If the hardware and BIOS support hyper-threading, ESX automatically makes use of it. For the best performance we recommend that you enable hyper-threading.
An ESX system enabled for hyper-threading will behave almost exactly like a system without it. Logical processors on the same core have adjacent CPU numbers, so that CPUs 0 and 1 are on the first core, CPUs 2 and 3 are on the second core, and so on.
ESX systems manage processor time intelligently to guarantee that load is spread smoothly across all physical cores in the system. If there is no work for a logical processor it is put into a special halted state that frees its execution resources and allows the virtual machine running on the other logical processor on the same core to use the full execution resources of the core. (Source)
Q. Does Hyper-Threading affect Hyper-V?
A. The new four-core Intel Core i7 processor enables hyper-threading, which splits each processor core into two virtual cores to (potentially) improve performance.
The concern with Hyper-V and hyper-threading is that you assign a number of processor cores to each virtual machine (VM). Imagine that you assign one processor each to two guest VMs from the Hyper-V management console, thinking that each is going to use a separate core. What if the hypervisor assigns each of the VMs to the same physical core, with each getting a virtual core? You'd potentially get lousy performance and three physical cores not doing much, where you'd have liked each VM to get its own physical core.
Fortunately, this isn't the case. Microsoft has done a lot of work around Hyper-Threading and Hyper-V. Essentially, while Hyper-Threading will aid performance sometimes, it will never hurt performance, so Hyper-Threading should be enabled. (Source)
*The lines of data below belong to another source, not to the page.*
__device__ __forceinline__ Tok parse_tok(const Smem &s, const Ctx &c, int32_t p) {
    Tok t;
    const int32_t n = c.n;
    t.ll = t.ml = t.off = t.lit = t.llx = 0;
    if (p > n - 18) { t.nxt = (int32_t)(STOP | (uint32_t)p); return t; }
    uint32_t tb = cb(s, c, p);
    int32_t q = p + 1;
    int32_t ll = (int32_t)(tb >> 4);
    if (ll == 15) {
        t.llx = 1;
        int k = 0;
        uint32_t sv;
        do {
            sv = cb(s, c, q);
            q++;
            ll += (int32_t)sv;
            if (q >= n - 15 || ++k > KEXT) { t.nxt = (int32_t)(STOP | (uint32_t)p); return t; }
        } while (sv == 255);
        if (q + ll > n - 32) { t.nxt = (int32_t)(STOP | (uint32_t)p); return t; }
    }
    t.lit = q;
    t.ll = ll;
    q += ll;
    t.off = (int32_t)(cb(s, c, q) | (cb(s, c, q + 1) << 8));
    q += 2;
    int32_t ml = (int32_t)(tb & 15);
    if (ml == 15) {
        int k = 0;
        uint32_t sv;
        do {
            sv = cb(s, c, q);
            q++;
            ml += (int32_t)sv;
            if (q >= n - 4 || ++k > KEXT) { t.nxt = (int32_t)(STOP | (uint32_t)p); return t; }
        } while (sv == 255);
    }
    t.ml = ml + 4;
    t.nxt = q;
    return t;
}

struct FTok {
    int32_t nxt, lit;
    uint32_t ll, ml, off, llx;
    bool slow, stop;
};

__device__ __forceinline__ uint32_t w8(const Ctx &c, int32_t r) { return c.cw[r < CWIN - 1 ? r : CWIN - 1]; }

__device__ __forceinline__ FTok parse_fast(const Smem &s, const Ctx &c, int32_t p) {
    FTok t;
    const int32_t n = c.n, b0 = c.cbase;
    const int32_t r = p - b0;
    const uint32_t tb = w8(c, r), e1 = w8(c, r + 1);
    const bool llx = (tb >> 4) == 15;
    int32_t q = r + 1 + (llx ? 1 : 0);
    t.ll = (tb >> 4) + (llx ? e1 : 0u);
    bool slow = llx && e1 == 255;
    bool stop = p > n - 18;
    stop |= llx && (b0 + q >= n - 15 || b0 + q + (int32_t)t.ll > n - 32);
    t.lit = b0 + q;
    q += (int32_t)t.ll;
    slow |= q + 3 > CWIN;
    const uint32_t o0 = w8(c, q), o1 = w8(c, q + 1), e2 = w8(c, q + 2);
    q += 2;
    const bool mlx = (tb & 15) == 15;
    t.ml = (tb & 15) + (mlx ? e2 : 0u) + 4;
    q += mlx ? 1 : 0;
    slow |= mlx && e2 == 255;
    stop |= mlx && b0 + q >= n - 4;
    t.off = o0 | (o1 << 8);
    t.llx = llx ? 1u : 0u;
    t.nxt = b0 + q;
    t.slow = slow;
    t.stop = stop;
    return t;
}

__device__ __forceinline__ void flush(Smem &s, Ctx &c, int32_t to) {
    const int l = lane_id();
    int32_t F = c.F;
    if (to <= F) return;
    int32_t a = F + (int32_t)((16u - ((c.dmis + (uint32_t)F) & 15u)) & 15u);
    if (a > to) a = to;
    if (l < a - F) c.dst[F + l] = s.ring[slot(c, F + l)];
    int32_t b = a + ((to - a) & ~15);
    for (int32_t x = a + 16 * l; x < b; x += 1024) {
        uint4 v = *(const uint4 *)(s.ring + slot(c, x));
        *(g_u4 *)(c.dst + x) = v;
    }
    if (l < to - b) c.dst[b + l] = s.ring[slot(c, b + l)];
    c.F = to;
}

__device__ __forceinline__ void flush_to_line(Smem &s, Ctx &c, int32_t hi) {
    int32_t to = (int32_t)(((uint32_t)hi + c.dmis) & ~127u) - (int32_t)c.dmis;
    if (to > c.F) flush(s, c, to);
}

__device__ __forceinline__ uint32_t out_byte(const Smem &s, const Ctx &c, int32_t x, int32_t ringfloor) {
    if (x >= ringfloor) return s.ring[slot(c, x)];
    return c.dst[x];
}

__device__ __forceinline__ void need_flushed(Ctx &c, int32_t lim) {
    if (lim > c.Fw) {
        wait_vm();
        c.Fw = c.F;
    }
}

constexpr int32_t LIT_DIRECT = 2 * R;
__device__ __forceinline__ void direct_lit(Smem &s, Ctx &c, int32_t srcpos, int32_t op, int32_t body) {
    const int l = lane_id();
    flush(s, c, op);
    const gc_u8 *sp = c.src + srcpos - op;
    int32_t x = op;
    const int32_t ha = (int32_t)((16u - (((uint32_t)(uintptr_t)(c.dst + x)) & 15u)) & 15u);
    if (l < ha) c.dst[x + l] = sp[x + l];
    x += ha;
    for (; x + 4096 <= body; x += 4096) {
        u32x4 v[4];
        uint32_t w[4];
        const uint32_t sh = (uint32_t)((uintptr_t)(sp + x) & 3u);
#pragma unroll
        for (int j = 0; j < 4; ++j) {
            const uintptr_t a = (uintptr_t)(sp + x + 1024 * j + 16 * l) & ~(uintptr_t)3;
            v[j] = *(const gc_x4 *)a;
            w[j] = *(const gc_u32 *)(a + 16);
        }
#pragma unroll
        for (int j = 0; j < 4; ++j) {
            uint4 o;
            o.x = __builtin_amdgcn_alignbyte(v[j].y, v[j].x, sh);
            o.y = __builtin_amdgcn_alignbyte(v[j].z, v[j].y, sh);
            o.z = __builtin_amdgcn_alignbyte(v[j].w, v[j].z, sh);
            o.w = __builtin_amdgcn_alignbyte(w[j], v[j].w, sh);
            *(g_u4 *)(c.dst + x + 1024 * j + 16 * l) = o;
        }
    }
    for (; x < body; x += 64)
        if (x + l < body) c.dst[x + l] = sp[x + l];
    c.F = body;
}

__device__ __forceinline__ void coop_lit(Smem &s, Ctx &c, int32_t srcpos, int32_t op, int32_t len) {
    int l = lane_id();
    asm volatile("" : "+v"(l));
    if (len >= LIT_DIRECT) {
        const int32_t body = op + len - R;
        direct_lit(s, c, srcpos, op, body);
        srcpos += body - op;
        len -= body - op;
        op = body;
    }
    for (int32_t k = 0; k < len; k += 64) {
        if (op + k - c.F >= FLUSH_T) flush_to_line(s, c, op + k);
        int32_t i = k + l;
        if (i < len) s.ring[slot(c, op + i)] = cb(s, c, srcpos + i);
    }
}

By default vSphere will prefer physical cores to logical cores, although you can change this behaviour if required.
vSphere will prefer to spread virtual CPUs across NUMA nodes (option one above) to gain the benefit of more physical cores. But if you are running an application where memory throughput is more important than processor speed, you should consider testing a change vSphere’s default behavior. You can do this by setting the ESX 4.1 advanced parameter NUMA.preferHT to 1. This will configure the scheduler to prefer consolidating threads on logical processors on a single NUMA instead of using more physical cores across multiple nodes. (Source)
Last edited by Arthur; 26th June 2011 at 12:07 PM.
I would have thought so too. VMware and Microsoft both recommend leaving HT enabled since thier hypervisors can distinguish between physical and logical processors. The best thing to do would probably be to test both configurations.
I would agree, test both scenarios. I would still argue that when a CPU core is being hammered, HT is a bad thing (a bit simplistic but that's the idea). SIMS using SQL is an example of this. However, Arthur is correct in saying that modern Hypervisors utilise HT far more effectively than before. You can set certain vhosts to not allow more than one thread to run on a single physical core (effectively disabling HT on that core). (Source then look at the sub-topic).
My opinion is still that a core running SIMS SQL should not be shared.